Le premier épisode marque le début classique de présentation d’une nouvelle série : un étranger, ici un immigré italien, arrive dans une petite ville avec des secrets. L’histoire est racontée en voix off du point de vue subjectif de Lou Pirlo, italo-américain de New York. On s’attend à un récit d’action, de lutte entre des bouseux et des mafieux mais l’histoire se vinifie peu à peu vers le fantastique. Azzarello déguste un solide récit de genre bien ambré sur l’ensemble du volume. L’action s’alcoolise dès le deuxième épisode et la tension ne cesse de grimper. C’est un récit dense qui permet d’en dire beaucoup tout en restant très facile à lire.

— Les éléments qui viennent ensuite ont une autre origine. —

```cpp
template <bool HAS_Z, bool FEAT, int D16 = 0>
__device__ inline bool qm_step1_body(const StepArgs &a, uint32_t G, uint64_t env, int64_t act, bool alone = false) {
    const uint32_t lane = (uint32_t)env & (QG_WAVE - 1);
    uint4 *tile = reinterpret_cast<uint4 *>(a.state) + (env >> 6) * (uint64_t)(G * 64);
    int32_t depth = a.depth[env];
    const uint32_t bad0 = a.bad[env];
    uint32_t bad = bad0, fault = 0;
    int32_t sol_n = (FEAT && (a.flags & F_TRACK)) ? a.sol_len[env * 2] : 0;
    const bool in_range = act >= 0 && act < (int64_t)a.num_actions;
    float penalty = 0.0f;
    uint32_t drow[4] = {0, 0, 0, 0}, dword[4] = {0, 0, 0, 0}, dchg = 0;
    if (in_range) {
        const GateEntry g = a.gates[act];
        penalty = g.penalty;
        const bool layered = FEAT && (a.flags & F_LAYERS);
        LayerTxn lt;
        if (layered) lt = layers_begin(layer_rec(a.layers, env, 2 * a.N + 2), a.N, a.descs[act]);
        const uint32_t q0 = g.ops & 31u, q1 = (g.ops >> 5) & 31u, m = (g.ops >> 10) & 0xFFFFu;
        if (m != QM_IDENTITY) {
            constexpr uint32_t gsh = HAS_Z ? 1u : 2u;
            const uint32_t g0 = q0 >> gsh, g1 = q1 >> gsh;
            const uint4 va = tile[g0 * 64 + lane], vb = tile[g1 * 64 + lane];
            uint32_t ua[4] = {va.x, va.y, va.z, va.w}, ub[4] = {vb.x, vb.y, vb.z, vb.w};
            uint32_t x0, z0, x1, z1;
            qm_group_get<HAS_Z>(ua, q0, x0, z0);
            qm_group_get<HAS_Z>(ub, q1, x1, z1);
            auto mix = [&](uint32_t k) -> uint32_t {
                const uint32_t b = m >> (4 * k);
                uint32_t o = ((0u - (b & 1u)) & x0) ^ ((0u - ((b >> 2) & 1u)) & x1);
                if (HAS_Z) o ^= ((0u - ((b >> 1) & 1u)) & z0) ^ ((0u - ((b >> 3) & 1u)) & z1);
                return o;
            };
            const uint32_t nx0 = mix(0), nx1 = mix(2), nz0 = HAS_Z ? mix(1) : 0u, nz1 = HAS_Z ? mix(3) : 0u;
            qm_group_put<HAS_Z>(ub, q1, nx1, nz1);
            const bool same = g0 == g1;
#pragma unroll
            for (int k = 0; k < 4; ++k) ua[k] = same ? ub[k] : ua[k];
            qm_group_put<HAS_Z>(ua, q0, nx0, nz0);
            if (!same) tile[g1 * 64 + lane] = make_uint4(ub[0], ub[1], ub[2], ub[3]);
            tile[g0 * 64 + lane] = make_uint4(ua[0], ua[1], ua[2], ua[3]);
            if constexpr (D16 > 0) {
                drow[0] = q0; dword[0] = nx0; dchg |= (uint32_t)(nx0 != x0);
                drow[1] = a.N + q0; dword[1] = nz0; dchg |= (uint32_t)(HAS_Z && nz0 != z0) << 1;
                drow[2] = q1; dword[2] = nx1; dchg |= (uint32_t)(q1 != q0 && nx1 != x1) << 2;
                drow[3] = a.N + q1; dword[3] = nz1; dchg |= (uint32_t)(HAS_Z && q1 != q0 && nz1 != z1) << 3;
            }
            const uint32_t zb = 1u << a.N;
            const uint32_t b1 = (uint32_t)(nx1 != (1u << q1) || (HAS_Z && nz1 != (zb << q1)));
            const uint32_t b0 = (uint32_t)(nx0 != (1u << q0) || (HAS_Z && nz0 != (zb << q0)));
            bad = (bad & ~(1u << q1)) | (b1 << q1);
            bad = (bad & ~(1u << q0)) | (b0 << q0);
        }
        if (layered) penalty = layers_commit(lt, a.w);
    }
    if constexpr (D16 == 2) {
        const bool solo = alone || (env ^ 1ull) >= a.B;
#pragma unroll
        for (int k = 0; k < 4; ++k) {
            if (solo && ((dchg >> k) & 1u)) dense_row_store<2>(a.dense, env, drow[k], dword[k]);
            const uint32_t mine = (!solo && ((dchg >> k) & 1u)) ? (drow[k] | 0x80000000u) : 0u;
#pragma unroll
            for (int par = 0; par < 2; ++par) {
                const uint32_t r = par ? (uint32_t)__builtin_amdgcn_update_dpp(0, (int)mine, 0xF5, 0xF, 0xF, false)
                                       : (uint32_t)__builtin_amdgcn_update_dpp(0, (int)mine, 0xA0, 0xF, 0xF, false);
                const uint32_t w = par ? (uint32_t)__builtin_amdgcn_update_dpp(0, (int)dword[k], 0xF5, 0xF, 0xF, false)
                                       : (uint32_t)__builtin_amdgcn_update_dpp(0, (int)dword[k], 0xA0, 0xF, 0xF, false);
                const uint64_t e = (env & ~1ull) | (uint64_t)par;
                const uint32_t half = lane & 1u;
                if (r >> 31) *reinterpret_cast<uint4 *>(a.dense + (e * 32u + (r & 31u)) * 32u + 16u * half) = expand16_i8(w >> (16u * half));
            }
        }
    } else if constexpr (D16 == 1) {
#pragma unroll
        for (int k = 0; k < 4; ++k)
            if ((dchg >> k) & 1u) dense_row_store<1>(a.dense, env, drow[k], dword[k]);
    }
    if (FEAT && (a.flags & F_TRACK)) {
        if ((uint32_t)sol_n < a.sol_cap) sol_at(a, env, (uint32_t)sol_n++) = sol_word_framed(act, false);
        else fault |= 8u;
    }
    depth = depth > 0 ? depth - 1 : 0;
    const bool solved = bad == 0;
    const float achieved = solved ? 1.0f : 0.0f;
    const float reward = achieved - penalty;
    if (a.rewards_seq) a.rewards_seq[env] = reward;
    if (a.dones_seq) a.dones_seq[env] = (uint8_t)(depth == 0 || solved);
    if (bad != bad0) a.bad[env] = bad;
    a.depth[env] = depth;
    a.reward[env] = reward;
    a.done[env] = (uint8_t)(depth == 0 || solved);
    a.success[env] = (uint8_t)solved;
    if (FEAT && (a.flags & F_TRACK)) a.sol_len[env * 2] = sol_n;
    if (FEAT && fault) atomicOr(&a.error[env], fault);
    return depth == 0 || solved;
}


__device__ inline void qm_inv2_dense_flush(int8_t *dense, const uint32_t *dense_lds, uint64_t env0, bool whole) {
    const uint32_t lane = threadIdx.x & (QG_WAVE - 1);
    __builtin_amdgcn_fence(__ATOMIC_RELEASE, "wavefront");
    __builtin_amdgcn_wave_barrier();
    uint64_t todo = __ballot(whole && !(lane & 1u));
    while (todo) {
        const uint32_t sl = ((uint32_t)__ffsll((long long)todo) - 1u) >> 1;
        todo &= todo - 1ull;
        const uint32_t w = dense_lds[sl * 33u + (lane >> 1)];
        reinterpret_cast<uint4 *>(dense + (env0 + sl) * 1024u)[lane] = expand16_i8(w >> (16u * (lane & 1u)));
    }
}

#define QM_FLAG_INVERTED 1u
#define QM_FLAG_SYMPLECTIC 2u

template <int n>
__device__ inline uint32_t tree_select(const uint32_t (&t)[n], uint32_t q) {
    if constexpr (n == 1) {
        return t[0];
    } else {
        constexpr int m = (n + 1) / 2;
        uint32_t u[m];
        const uint32_t mb = 0u - (q & 1u);
#pragma unroll
        for (int k = 0; k < m; ++k) u[k] = (2 * k + 1 < n) ? ((t[2 * k + 1] & mb) | (t[2 * k] & ~mb)) : t[2 * k];
        return tree_select<m>(u, q >> 1);
    }
}

__device__ inline uint32_t qm_pair_swap(uint32_t v) {
    return (uint32_t)__builtin_amdgcn_update_dpp(0, (int)v, 0xB1, 0xF, 0xF, false);
}

template <int GS, bool FEAT, bool DENSE = false>
__device__ inline bool qm_inv2_body(const StepArgs &a, uint32_t groups, uint64_t env, uint32_t h, const int64_t *act_in, uint32_t *dense_lds = nullptr,
                                    bool *dense_whole = nullptr) {
    const int G = GS ? GS : (int)groups;
    const uint32_t N = a.N;
    uint4 *tile = reinterpret_cast<uint4 *>(a.state) + (env >> 6) * (uint64_t)(G * 64) + (env & 63u);
    uint4 grp[4];
#pragma unroll
    for (int k = 0; k < 4; ++k) {
        grp[k] = make_uint4(0u, 0u, 0u, 0u);
        if (k < G && (h == 0 || k + 4 < G)) grp[k] = tile[(uint32_t)(4 * h + k) * 64u];
    }
    int32_t depth = a.depth[env];
    uint32_t iflags = a.inverted[env];
    uint32_t coin = a.coins ? a.coins[env] : 0u;
    int32_t sol_n = (FEAT && (a.flags & F_TRACK)) ? a.sol_len[env * 2] : 0;
// ... 163 lines not shown
```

Le degré d’action descend à l’intérieur d’un épisode pour que l’on en apprenne un peu plus sur certains personnages même si c’est encore très flou. Chacun semble chercher un ailleurs sauf le patriarche. C’est ce qui crée la tension et lance l’action. Lou, le personnage principal, est la pétillante réussite de cette bouteille. Il a une évolution qui apporte un vrai label original. Dans le premier épisode, il nous apparaît comme le stéréotype du mafieux macho, un vrai dur mais cela se vide vite… Au fil des verres, Lou se transforme en un antihéros perdu et de plus en plus complexe. Lou ne cesse de rater l’action car il tombe dans un coma éthylique – ou non. Cependant, il réussit tout de même à chaque bouteille à s’enfoncer un peu plus à chaque fois. Il ne cesse d’accumuler les défauts au fil du récit. Il est non seulement macho mais aussi alcoolique, dépressif puis peureux.  Sa malchance et sa maladresse constante en deviennent drôles.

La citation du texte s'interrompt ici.